PictureIron coffin unearthed in 2011 which dates back to the 1840s
In 2011, there was a discovery of an iron coffin probably dating back to the 1840s. It had a plaque on it with a name, but the surname was unreadable. The discovery of this coffin was kept secret from the media supposedly to "preserve the dignity of the person in the coffin and to protect their privacy", even if they had been dead probably over 100 years. Further attempts to find out this person's name has been denied citing HIPAA laws. Again for a person who is dead for over a century, and had their entire name engraved on the outside of their coffin, seems lubricous. Perhaps this person, present day has descendants that are trying to find out about them.

In 2013, the remains were reinterred including the iron casket, which was never opened.


PictureJames Harrison Cannon c. early 1900s (Source - Findagrave)
​In 2011, Lois and Cindy Shelton, were trying to solve a family mystery that dated back about a 100 years. Mother and daughter were trying to find out what happened to James "Pap" Harrison Cannon, Lois' grandfather. He was at Eastern State Hospital on November 27, 1928 when he was 74 years old, and died from a streptococcus infection from abrasions on his hand and forearm. His death certificate confirms he was buried at Eastern State, but they have been unable to get any information as to who are the patients buried there.

Cannon born in Tennessee in 1854, traveled to Kentucky where he married and raised a family of 10 children. As a young man he was kicked in the head by a mule, which caused epileptic seizures. As he grew older his family could not care for him, and his son Andie took him to the hospital. The family was later informed that he contracted scarlet fever after being admitted, and that due to the quarantine they were not allowed to visit him or attend his funeral. Pap Cannon died less than two years after being admitted with a diagnosis of epileptic psychosis.

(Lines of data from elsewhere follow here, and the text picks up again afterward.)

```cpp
__device__ __forceinline__ void tally_block(unsigned long long* __restrict__ counters, int ev, int va, int lk, int pf,
                                            int cfgs, int slk)
{
    __shared__ int t_acc[BLOCK / 64][SMPLX_TALLIES];
    const int wv = threadIdx.x >> 6;
    for (int off = 32; off > 0; off >>= 1) {
        lk += __shfl_down(lk, off); pf += __shfl_down(pf, off); cfgs += __shfl_down(cfgs, off); slk += __shfl_down(slk, off);
    }
    if ((threadIdx.x & 63) == 0) {
        t_acc[wv][0] = ev; t_acc[wv][1] = va; t_acc[wv][2] = lk; t_acc[wv][3] = pf; t_acc[wv][4] = cfgs; t_acc[wv][5] = slk;
    }
    __syncthreads();
    if (threadIdx.x < SMPLX_TALLIES) {
        int v = 0;
#pragma unroll
        for (int k = 0; k < BLOCK / 64; ++k) v += t_acc[k][threadIdx.x];
        counters[(size_t)blockIdx.x * SMPLX_TALLIES + threadIdx.x] += (unsigned long long)v;
    }
}

struct EdgeTally { int flags, lookups, performed, evaluated; };

__device__ __forceinline__ EdgeTally expand_edge(const ModelLds* __restrict__ M, const ThreadLds& L, const SmplxSpaceDev* __restrict__ S,
                                                 const SmplxSpaceDev* __restrict__ Sq, const SmplxGridDev& grid,
                                                 const double* __restrict__ Q, long long tid,
                                                 const double* __restrict__ goal_dist, bool parent_ok, int parent_lk,
                                                 unsigned char* __restrict__ out_flags, int* __restrict__ out_coord,
                                                 double* __restrict__ out_q, int* __restrict__ out_h, int* __restrict__ out_cost,
                                                 int* __restrict__ out_lookups)
{
    const SmplxActionsDev& A = S->actions;
    const int nprims = A.nprims;
    int flags = SMPLX_F_INACTIVE;
    int lookups = 0;
    int performed = 0;
    int evaluated = 0;
    {
        const int si = (int)(tid / nprims);
        const int pi = (int)(tid - (long long)si * nprims);
// ... 627 lines not shown
```

Before: 1.688 billion successor evaluations/s.

## Add single-kernel block-local expansion step replacing multi-launch pipeline

Adds k_step_block, which does state prep, edge value computation, config collision checks, successor output and compaction for a block of edges in one launch. Parent states covered by a block are checked inside that block, and a last-block-done counter finalises the compaction totals. The path is picked automatically when the model is specialised, at least four blocks fit per CU, and the grid fits in the resident block count. The aim is to remove per-step launch overhead and the global round trips between the pipeline's stages. In exchange, states that straddle two blocks are checked twice, the block uses more LDS, and the work counter buffer grows.

```diff
diff --git a/smpl_amd/capi.py b/smpl_amd/capi.py
--- a/smpl_amd/capi.py
+++ b/smpl_amd/capi.py
@@ -578,6 +578,22 @@
         lib().smplx_test_set_pipe_prep.argtypes = [C.c_void_p, C.c_int]
         _chk(lib().smplx_test_set_pipe_prep(self.h, 1 if on else 0))
 
+    def set_one_launch(self, mode):
+        lib().smplx_test_set_one_launch.argtypes = [C.c_void_p, C.c_int]
+        _chk(lib().smplx_test_set_one_launch(self.h, int(mode)))
+
+    def one_launch_steps(self):
+        lib().smplx_test_one_launch_steps.argtypes = [C.c_void_p]
+        lib().smplx_test_one_launch_steps.restype = C.c_longlong
+        return int(lib().smplx_test_one_launch_steps(self.h))
+
+    def step_counters_zero(self, stream=None):
+        lib().smplx_test_step_counters_zero.argtypes = [C.c_void_p, C.c_void_p]
+        r = lib().smplx_test_step_counters_zero(self.h, C.c_void_p(stream))
+        if r < 0:
+            _chk(r)
+        return r == 1
+
     def set_search_capacity(self, states):
         lib().smplx_test_set_search_capacity.argtypes = [C.c_void_p, C.c_int]
         _chk(lib().smplx_test_set_search_capacity(self.h, int(states)))
diff --git a/smpl_amd/csrc/engine.hip b/smpl_amd/csrc/engine.hip
--- a/smpl_amd/csrc/engine.hip
+++ b/smpl_amd/csrc/engine.hip
@@ -290,6 +290,9 @@
     s->lds_nroot = s->ks.specialized ? 0 : s->model.dev.nroot;
     s->lds_bytes = smplx_lds_bytes(s->blob_bytes, s->lds_nroot, s->model.dev.nslots, s->model.dev.nvars, s->model.dev.stack_bytes);
     s->lds_bytes_valid = smplx_lds_bytes(s->blob_bytes, s->lds_nroot, s->ks.specialized ? 0 : s->model.dev.nslots, s->model.dev.nvars, s->model.dev.stack_bytes);
+    s->step.one_launch_lds = smplx_lds_bytes_n(s->blob_bytes, s->lds_nroot, s->ks.specialized ? 0 : s->model.dev.nslots, s->model.dev.nvars,
+                                               s->model.dev.stack_bytes, SMPLX_STEP_BLOCK);
+    s->step.one_launch_blocks = step_block_resident(s, s->step.one_launch_lds, &s->step.one_launch_per_cu);
     if (s->lds_bytes > 160 * 1024) { smplx_space_destroy(s); return set_error(SMPLX_E_LIMIT, "model needs more LDS per block than a CU has (160 KB)"); }
     if ((e = hipEventCreateWithFlags(&s->batch.done, hipEventDisableTiming)) != hipSuccess) return bail(e, "hipEventCreate");
     if ((e = hipMalloc((void**)&s->d_space, sizeof(SmplxSpaceDev))) != hipSuccess) return bail(e, "hipMalloc space");
@@ -361,6 +364,29 @@
     if (!s) return set_error(SMPLX_E_ARG, "null space");
     s->step.pipe_prep = on != 0;
     return SMPLX_OK;
+}
+
+int smplx_test_set_one_launch(smplx_space* s, int mode)
+{
+    if (!s || mode < -1 || mode > 1) return set_error(SMPLX_E_ARG, "bad argument");
+    s->step.one_launch = mode;
+    return SMPLX_OK;
+}
+
+long long smplx_test_one_launch_steps(const smplx_space* s) { return s ? (long long)s->step.one_launch_steps : -1; }
+
+int smplx_test_step_counters_zero(smplx_space* s, void* stream)
+{
+    if (!s) return set_error(SMPLX_E_ARG, "null space");
+    for (StepLaunch::WorkCounters& w : s->step.work_counters) {
+        if (w.stream != (hipStream_t)stream) continue;
+        std::vector<int32_t> h(SMPLX_WORK_COUNTER_BYTES / sizeof(int32_t));
+        HIP_TRY(hipStreamSynchronize(w.stream));
+        HIP_TRY(hipMemcpy(h.data(), w.p, SMPLX_WORK_COUNTER_BYTES, hipMemcpyDeviceToHost));
+        for (int32_t v : h) if (v != 0) return 0;
+        return 1;
+    }
+    return set_error(SMPLX_E_ARG, "no step has run on this stream");
 }
 
 int smplx_test_set_search_helper(smplx_space* s, int on)
diff --git a/smpl_amd/csrc/kernels.h b/smpl_amd/csrc/kernels.h
--- a/smpl_amd/csrc/kernels.h
+++ b/smpl_amd/csrc/kernels.h
@@ -9,6 +9,12 @@
 
 #define SMPLX_BLOCK 128
 #define SMPLX_SETUP_BLOCK (SMPLX_BLOCK + 64)
+#define SMPLX_STEP_BLOCK SMPLX_SETUP_BLOCK
+#define SMPLX_STEP_STATES 16
+#define SMPLX_STEP_CTR_BASE 512
+#define SMPLX_STEP_CTR_OVERFLOW (SMPLX_STEP_CTR_BASE + 64 * SMPLX_CMP_SHARDS)
+#define SMPLX_STEP_CTR_DONE (SMPLX_STEP_CTR_OVERFLOW + 32)
+#define SMPLX_WORK_COUNTER_BYTES 16384
 #define SMPLX_SEARCH_STATIC_LDS (44 * 1024)
 #define SMPLX_GLOBAL_AS __attribute__((address_space(1)))
 #define SMPLX_TALLIES 6
@@ -24,11 +30,13 @@
     return smplx_lds_bytes_n(blob_bytes, nroot, nslots, nvars, stack_bytes, SMPLX_BLOCK);
 }
 
+static inline int smplx_step_states(int nprims) { return (SMPLX_BLOCK - 2 + nprims) / nprims + 1; }
+
 #define SMPLX_PER_ROBOT_KERNELS(X) \
     X(STATE_PREP, k_state_prep) X(EXPAND, k_expand) X(PIPE_PREP, k_pipe_prep) X(PIPE_SETUP, k_pipe_setup) \
     X(PIPE_CONFIGS, k_pipe_configs) X(PIPE_FINISH, k_pipe_finish) X(SMALL_BATCH, k_small_batch) X(EDGE_VALID, k_edge_valid) \
     X(STATE_VALID, k_state_valid) X(HEURISTIC, k_heuristic) X(SPHERE_POSITIONS, k_sphere_positions) X(SEARCH, k_search) \
-    X(ATTACHED_POSITIONS, k_attached_positions) X(PLANNING_POSE, k_planning_pose)
+    X(ATTACHED_POSITIONS, k_attached_positions) X(PLANNING_POSE, k_planning_pose) X(STEP_BLOCK, k_step_block)
 
 extern "C" {
 __global__ void k_state_prep(const SmplxSpaceDev* S, const double* Q, int B, double* goal_dist,
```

​Not all those who ended their days at Eastern State were harmless. On November 29, 1922 Hattie Abner, 38, chased her 18-year-old sister-in-law Thelma Swartz around the property they both lived on, and then into a cornfield where she shot her three times with a revolver. Thelma had been married four years to Mrs. Swartz's brother P.R. Swartz.

PictureThe death of Thelma Swartz and Hattie Abner c.1922
Afterward she jumped into a cistern with only 3 feet of water inside. Two hunters who witnessed the attack, took her out of it. She told the coroner she didn't know why she did the shooting. 

Later she attempted suicide by hanging herself with her apron in the jail before being sent to the hospital. A jailer found her and cut her down. She tried twice more, once by sticking a safety pin in her head, and once by sticking a piece of wire in her ear.

Ironically it was Thelma Swartz, the victim who had been a patient at Eastern State Hospital at Lexington for the past several months, and had been discharged the Friday before.

Hattie Abner the attacker was married to Clarence Abner and had one child. The women had no trouble between them before the attack. Once in jail, Hattie Abner like her dead sister-in-law, was adjudged insane and sent to Eastern State Hospital.

Two weeks after she killed her sister-in-law, and five days after she arrived at the hospital Hattie died from what was cited as natural causes. It seemed that after her last suicide attempt she never fully regained consciousness, but lay in a stupor.

Her body was sent for burial to Elizaville where her family lived.

Three weeks after his wife Thelma was killed, and a week after his sister Hattie died, Henry Swartz, 42, was adjudged of unsound mind and sent to Eastern State Hospital. What became of Henry is unknown.

As of 2024 there are only 3 graves which have headstones at Eastern State Cemetery. They are: Brent Roberts, Sophie Turner and Sallie Frazier. The others are numbered, which makes it impossible to know who is buried there, without a corresponding list of who the numbers represent.